Xmonad 0.10 was released - vially
http://www.haskell.org/haskellwiki/Xmonad/Notable_changes_since_0.9

======
makmanalp
Installation: After you've gotten ghci and cabal from your favourite package
manager, just do:

> sudo cabal install xmonad xmonad-contrib

Then you can get dmenu or dzen for a small menu and trayer for a small system
tray.

Then use a premade config file from here:
<http://www.haskell.org/haskellwiki/Xmonad/Config_archive> and mess around
with it.

To learn the keybindings, print this out or make it your wallpaper:
<http://xmonad.wordpress.com/2009/01/19/xmonad-cheatsheet/>

For them ubuntu users, if oneiric broke a lot of things you can follow this:
<http://markhansen.co.nz/xmonad-ubuntu-oneiric/> That should allow you to
select an xmonad session as opposed to a unity one during login.

As a general rule you can simply use xmonad as your window manager and just
launch gnome-settings-daemon (or was it gnome-config-daemon?) to get all the
theming, font antialiasing, etc.

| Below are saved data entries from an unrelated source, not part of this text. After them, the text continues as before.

void launch_cholesky(const Engine& e, double* rhs, const ForkJoin& fj, cudaStream_t s) {
  const Dims& d = e.d;
  const int N = d.gdim;
  const int m = d.gmode == 2 ? d.q : d.n;
  const size_t cs = (size_t)N * N;
  const int T = N / PB;
  const size_t ls = (size_t)T * PB * PB;
  static const bool serial = getenv("BNR_CHOL_SERIAL") != nullptr;
  static const int forced = getenv("BNR_CHOL_SCHEDULE") ? atoi(getenv("BNR_CHOL_SCHEDULE")) : 0;
  const bool latency = forced ? forced == 2 : (long long)d.C_total * (T - 1) <= 128;
  ++g_launches; k_augment<<<d.C, 256, 0, s>>>(e.G, cs, N, m, rhs, d.gmode == 2 ? d.qp : d.np, d.gmode == 2 ? e.S : nullptr, e.tau2);
  const CUtensorMap mG = make_map(e.G, N, (uint64_t)N * d.C, N, SY_LDS);
  const CUtensorMap mG2 = make_map(e.G, N, (uint64_t)N * d.C, N, SY_BT / 2 + 4);
  const CUtensorMap mG4 = make_map(e.G, N, (uint64_t)N * d.C, N, SY_BT / 4 + 4);
  const CUtensorMap mL = make_map(e.Linv, PB, (uint64_t)PB * T * d.C, PB, SY_LDS);
  auto mI = [&](int ns) -> const CUtensorMap& { return ns == 4 ? mG4 : (ns == 2 ? mG2 : mG); };

  if (!latency) {
    const bool can_fork = !serial && fj.side != nullptr;
    static const bool a_lo = getenv("BNR_CHOL_A_SIDE_LO") != nullptr;
    cudaStream_t sideA = (!a_lo && fj.side_hi) ? fj.side_hi : fj.side;
    for (int J = 0; J < T; ++J) {
      const bool fork = can_fork && J > 0 && J + 1 < T;
      if (J > 0) {
        const int nk = J * PB / SY_BK;
        if (fork) {
          cudaEventRecord(fj.fork, s);
          cudaStreamWaitEvent(sideA, fj.fork, 0);
          dim3 g2(d.C, T - J - 1);
          ++g_launches; k_chol_update<<<g2, SY_THREADS, SYRK_SMEM, sideA>>>(mG, mG, 0, e.G, cs, N, m + 1, nk, J, J + 1, 1);
          cudaEventRecord(fj.join, sideA);
          dim3 g1(d.C, 1);
          ++g_launches; k_chol_update<<<g1, SY_THREADS, SYRK_SMEM, s>>>(mG, mG, 0, e.G, cs, N, m + 1, nk, J, J, 1);
        } else {
          dim3 g2(d.C, T - J);
          ++g_launches; k_chol_update<<<g2, SY_THREADS, SYRK_SMEM, s>>>(mG, mG, 0, e.G, cs, N, m + 1, nk, J, J, 1);
        }
      }
      ++g_launches; k_potf2_inv<<<d.C, 256, POTF2_SMEM, s>>>(e.G, cs, N, J, e.Linv, T, e.status, 0);
      if (fork) cudaStreamWaitEvent(s, fj.join, 0);
      if (J + 1 < T) {
        dim3 g1(d.C, T - J - 1);
        ++g_launches; k_trsm_dmma<<<g1, SY_THREADS, SYRK_SMEM, s>>>(mL, mG, e.G, cs, N, m + 1, J, J + 1, 1);
      }
    }
    return;
  }

  const bool fork = !serial && fj.side_hi != nullptr && fj.pool != nullptr && fj.npool >= 4 * T;
  cudaStream_t side = fork ? fj.side_hi : s;
  cudaEvent_t* evP = fj.pool;
  cudaEvent_t* evT = fj.pool + T;
  cudaEvent_t* evL = fj.pool + 2 * T;
  cudaEvent_t* evE = fj.pool + 3 * T;
  auto strips = [&](int tiles) {
    static const int fs = getenv("BNR_STRIPS") ? atoi(getenv("BNR_STRIPS")) : 0;
    if (fs == 1 || fs == 2 || fs == 4) return fs;
    const int ctas = d.C_total * tiles;
    return ctas * 4 <= 148 ? 4 : (ctas * 2 <= 148 ? 2 : 1);
  };
  static const bool small_tiles = getenv("BNR_NO_SMALL_TILES") == nullptr;
  auto launch_trsm = [&](int J, int ib_first, int rows, int ns, cudaStream_t st) {
    dim3 g(d.C, rows * ns);
    const double* Lj = e.Linv + (size_t)J * PB * PB;
    ++g_launches;
    if (small_tiles && ns == 8)
      k_small_tile<2, 2><<<g, 256, small_tile_smem(16), st>>>(e.G, cs, N, J, ib_first, 8, Lj, ls, PB, J * PB, 0);
    else if (small_tiles && ns == 4)
      k_small_tile<2, 4><<<g, 256, small_tile_smem(32), st>>>(e.G, cs, N, J, ib_first, 4, Lj, ls, PB, J * PB, 0);
    else if (small_tiles && ns == 2)
      k_small_tile<2, 8><<<g, 256, small_tile_smem(64), st>>>(e.G, cs, N, J, ib_first, 2, Lj, ls, PB, J * PB, 0);
    else
      k_trsm_dmma<<<g, SY_THREADS, SYRK_SMEM, st>>>(mL, mI(ns), e.G, cs, N, m + 1, J, ib_first, ns);
  };
  static const int ud_knob = getenv("BNR_CHOL_UD") ? atoi(getenv("BNR_CHOL_UD")) : -1;
  const bool quiet = d.gmode == 2 || e.syrk_ws != nullptr;
  int ud = (small_tiles && quiet) ? (d.C_total * 8 <= 148 ? 8 : (d.C_total * 4 <= 148 ? 4 : 0)) : 0;
  if (ud_knob == 0 || ud_knob == 4 || ud_knob == 8) ud = small_tiles ? ud_knob : 0;
  for (int J = 0; J < T; ++J) {
    const bool has_side = J + 2 < T;
    if (fork && J >= 2 && !ud) cudaStreamWaitEvent(s, evE[J - 2], 0);
    ++g_launches; k_potf2_inv<<<d.C, 256, POTF2_SMEM, s>>>(e.G, cs, N, J, e.Linv, T, e.status, (J > 0 && !ud) ? 1 : 0);
    if (fork && has_side) cudaEventRecord(evP[J], s);
    if (J + 1 < T) {
      if (fork && J >= 1 && J + 1 < T) cudaStreamWaitEvent(s, evL[J - 1], 0);
      const int ns1 = ud ? ud : strips(1);
      launch_trsm(J, J + 1, 1, ns1, s);
      if (fork && has_side) cudaEventRecord(evT[J], s);
      if (ud) {
        if (fork && J >= 1) cudaStreamWaitEvent(s, evE[J - 1], 0);
        dim3 gd(d.C, ud);
        const double* Lt = e.G + (size_t)J * PB * N + (size_t)(J + 1) * PB;
        ++g_launches;
        if (ud == 8) k_small_tile<1, 2><<<gd, 256, small_tile_smem(16), s>>>(e.G, cs, N, J + 1, J + 1, 8, Lt, cs, N, J * PB, 1);
        else k_small_tile<1, 4><<<gd, 256, small_tile_smem(32), s>>>(e.G, cs, N, J + 1, J + 1, 4, Lt, cs, N, J * PB, 1);
      }
    }
    if (has_side) {
      const int rows = T - J - 2;
      if (fork) cudaStreamWaitEvent(side, evP[J], 0);
      const int ns2 = strips(rows);
      dim3 g2(d.C, rows * ns2);
      launch_trsm(J, J + 2, rows, ns2, side);
      if (fork) cudaStreamWaitEvent(side, evT[J], 0);
      ++g_launches;
      if (small_tiles && ns2 == 4)
        k_small_tile<1, 4><<<g2, 256, small_tile_smem(32), side>>>(e.G, cs, N, J + 1, J + 2, 4, e.G + (size_t)J * PB * N + (size_t)(J + 1) * PB, cs, N, J * PB, 0);
      else if (small_tiles && ns2 == 2)
        k_small_tile<1, 8><<<g2, 256, small_tile_smem(64), side>>>(e.G, cs, N, J + 1, J + 2, 2, e.G + (size_t)J * PB * N + (size_t)(J + 1) * PB, cs, N, J * PB, 0);
      else
        k_chol_update<<<g2, SY_THREADS, SYRK_SMEM, side>>>(mG, mI(ns2), J * PB, e.G, cs, N, m + 1, PB / SY_BK, J + 1, J + 2, ns2);
      if (fork) cudaEventRecord(evL[J], side);
      ++g_launches; k_chol_update<<<g2, SY_THREADS, SYRK_SMEM, side>>>(mG, mI(ns2), 0, e.G, cs, N, m + 1, (J + 1) * PB / SY_BK,
                                                                   J + 2, J + 2, ns2);
      if (fork) cudaEventRecord(evE[J], side);
    }
  }
}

If you run nm-applet manually, that should
launch the networking stuff (if it didn't already). I haven't tried using
xmonad with the ubuntu panel and stuff, so I don't know about that.

Edit: I use this one: <https://github.com/vicfryzel/xmonad-config>

It works great with multiple monitors, alt+w and alt+e move focus between
monitors, and then I can swap which workspace is in which monitor really
easily to move things around.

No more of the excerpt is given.